Inspectors will also be stationed in the Three Rivers Park System during park hours at lakes including Fish, Bryant, Medicine, Independence, Minnetonka and Hyland, and that most parks will have staff at entry gates to do inspections. Inspections will also be stepped up at boat launches at Harriet, Calhoun and Nokomis lakes in Minneapolis.

The Pioneer Press reported that at an Aquatic Invasive Species Symposium held last week in St. Paul, sponsored by the Minnehaha Creek Watershed District and Minnesota Association of Watershed Districts, found some relatively positive indicators about the fight. Participants learned that the list of Minnesota waters contaminated by zebra mussels is growing at a slower pace that in the past, with 17 distinct water bodies reporting new infestations.
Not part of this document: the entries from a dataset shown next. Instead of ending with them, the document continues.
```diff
-        const uint32_t a_off = cw * 64 * 128;
-        int stage = 0;
-        uint32_t phase = 0;
-        int it = 0;
-        for (int t = blockIdx.x; t < n_tiles; t += gridDim.x, ++it) {
+        constexpr uint32_t kHalf = 64 * 128;
+        int kb_tile = 0;
+        for (int s = 0; s < p.nseg; ++s) kb_tile += p.kblocks[s];
+        int mine = 0;
+        for (int it = cw, t = blockIdx.x + cw * gridDim.x; t < n_tiles; it += 2, t += 2 * gridDim.x, ++mine) {
             const int m0 = (t % p.tiles_m) * BM;
             const int n0 = (t / p.tiles_m) * BN;
-            float acc[BN / 2];
-#pragma unroll
-            for (int i = 0; i < BN / 2; ++i) acc[i] = 0.0f;
+            if (it > 0) ptx::mbar_wait(&turn_bar[cw], (cw == 1 ? mine : mine - 1) & 1);
+            if (TRACE && it == 1 && tid == 0) CAPB_TRACE(4);
+            const long g0 = (long)it * kb_tile;
+            int stage = (int)(g0 % Cfg::kStages);
+            uint32_t phase = (uint32_t)(g0 / Cfg::kStages) & 1;
+            float acc0[BN / 2], acc1[BN / 2];
+#pragma unroll
+            for (int i = 0; i < BN / 2; ++i) { acc0[i] = 0.0f; acc1[i] = 0.0f; }
             for (int s = 0; s < p.nseg; ++s) {
                 for (int kb = 0; kb < p.kblocks[s]; ++kb) {
                     ptx::mbar_wait(&full_bar[stage], phase);
-                    if (TRACE && it == 0 && s == 0 && kb == 0 && tid == 0 && cw == 0) CAPB_TRACE(1);
+                    if (TRACE && it == 0 && s == 0 && kb == 0 && tid == 0) CAPB_TRACE(1);
                     const uint32_t st = ptx::smem_u32(smem + stage * Cfg::kStageBytes);
-                    const uint32_t a_hi = st + a_off;
-                    const uint32_t a_lo = st + Cfg::kABytes + a_off;
+                    const uint32_t a_hi = st;
+                    const uint32_t a_lo = st + Cfg::kABytes;
                     const uint32_t w_hi = st + Cfg::kABytes * Cfg::kPlanes;
                     const uint32_t w_lo = st + Cfg::kABytes * 2 + Cfg::kWBytes;
 #pragma unroll
-                    for (int i = 0; i < BN / 2; ++i) ptx::reg_fence(acc[i]);
+                    for (int i = 0; i < BN / 2; ++i) { ptx::reg_fence(acc0[i]); ptx::reg_fence(acc1[i]); }
                     ptx::wgmma_fence();
 #pragma unroll
                     for (int k = 0; k < BK / 16; ++k) {
                         const uint32_t koff = k * 32;
+                        const uint64_t dwh = ptx::make_smem_desc_sw128(w_hi + koff);
                         if (PASSES == 3) {
-                            wgmma_f16<BN>(acc, ptx::make_smem_desc_sw128(a_hi + koff), ptx::make_smem_desc_sw128(w_lo + koff), 1);
-                            wgmma_f16<BN>(acc, ptx::make_smem_desc_sw128(a_lo + koff), ptx::make_smem_desc_sw128(w_hi + koff), 1);
+                            const uint64_t dwl = ptx::make_smem_desc_sw128(w_lo + koff);
+                            wgmma_f16<BN>(acc0, ptx::make_smem_desc_sw128(a_hi + koff), dwl, 1);
+                            wgmma_f16<BN>(acc1, ptx::make_smem_desc_sw128(a_hi + kHalf + koff), dwl, 1);
+                            wgmma_f16<BN>(acc0, ptx::make_smem_desc_sw128(a_lo + koff), dwh, 1);
+                            wgmma_f16<BN>(acc1, ptx::make_smem_desc_sw128(a_lo + kHalf + koff), dwh, 1);
+                            wgmma_f16<BN>(acc0, ptx::make_smem_desc_sw128(a_hi + koff), dwh, 1);
+                            wgmma_f16<BN>(acc1, ptx::make_smem_desc_sw128(a_hi + kHalf + koff), dwh, 1);
+                        } else {
+                            wgmma_f16<BN>(acc0, ptx::make_smem_desc_sw128(a_hi + koff), dwh, 1);
+                            wgmma_f16<BN>(acc1, ptx::make_smem_desc_sw128(a_hi + kHalf + koff), dwh, 1);
                         }
-                        wgmma_f16<BN>(acc, ptx::make_smem_desc_sw128(a_hi + koff), ptx::make_smem_desc_sw128(w_hi + koff), 1);
                     }
                     ptx::wgmma_commit();
                     ptx::wgmma_wait<0>();
 #pragma unroll
-                    for (int i = 0; i < BN / 2; ++i) ptx::reg_fence(acc[i]);
+                    for (int i = 0; i < BN / 2; ++i) { ptx::reg_fence(acc0[i]); ptx::reg_fence(acc1[i]); }
                     if (tid == 0) ptx::mbar_arrive(&empty_bar[stage]);
                     if (++stage == Cfg::kStages) { stage = 0; phase ^= 1; }
                 }
             }
-            if (TRACE && it < 2 && tid == 0 && cw == 0) CAPB_TRACE(2 + it);
-            epilogue_tile<BN, EPI>(p, acc, m0 + cw * 64, n0, tid);
-            if (TRACE && it < 2 && tid == 0 && cw == 0) CAPB_TRACE(6 + it);
+            if (tid == 0) ptx::mbar_arrive(&turn_bar[cw ^ 1]);
+            if (TRACE && it < 2 && tid == 0) CAPB_TRACE(2 + it);
+#pragma unroll 1
+            for (int h = 0; h < 2; ++h) {
+                const int slot = (TRACE && it < 2 && h == 0 && tid == 0) ? 9 + 3 * it : -1;
+                epilogue_tile<BN, EPI, TRACE>(p, acc0, m0 + 64 * h, n0, tid, slot);
+#pragma unroll
+                for (int i = 0; i < BN / 2; ++i) acc0[i] = acc1[i];
+            }
+            if (TRACE && it < 2 && tid == 0) CAPB_TRACE(6 + it);
         }
     }
     __syncthreads();
diff --git a/imagecaptioning.pytorch_b200/csrc/ptx.cuh b/imagecaptioning.pytorch_b200/csrc/ptx.cuh
--- a/imagecaptioning.pytorch_b200/csrc/ptx.cuh
+++ b/imagecaptioning.pytorch_b200/csrc/ptx.cuh
@@ -57,6 +57,11 @@
     }
 }
 
+template <int N>
+__device__ __forceinline__ void setmaxnreg_dec() { asm volatile("setmaxnreg.dec.sync.aligned.u32 %0;" ::"n"(N)); }
+template <int N>
+__device__ __forceinline__ void setmaxnreg_inc() { asm volatile("setmaxnreg.inc.sync.aligned.u32 %0;" ::"n"(N)); }
+
 __device__ __forceinline__ void prefetch_tmap(const CUtensorMap* m) {
     asm volatile("prefetch.tensormap [%0];" ::"l"(reinterpret_cast<uint64_t>(m)) : "memory");
 }
```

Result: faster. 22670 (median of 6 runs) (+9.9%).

The Associated Press reported that the boating industry has come on board to help in prevention efforts. The Water Sports Industry Association was one of the partners in presenting the forum. The association is working in tandem with boat makers to test filters that prevent the youngest zebra mussels from being transported in ballast tanks.

Scientists are getting started at the University of Minnesota’s new aquatic invasive species research center, created after legislators appropriated funds for it in 2012.

New invasive species listed on the “least wanted” list by the Minnehaha Creek Watershed District include the hydrilla plant, the New Zealand mudsnail, the rusty crayfish, and the spiny water flea.

Fertilized Asian carp eggs were reported earlier this month from samples taken from the Mississippi in waters connected to Minnesota.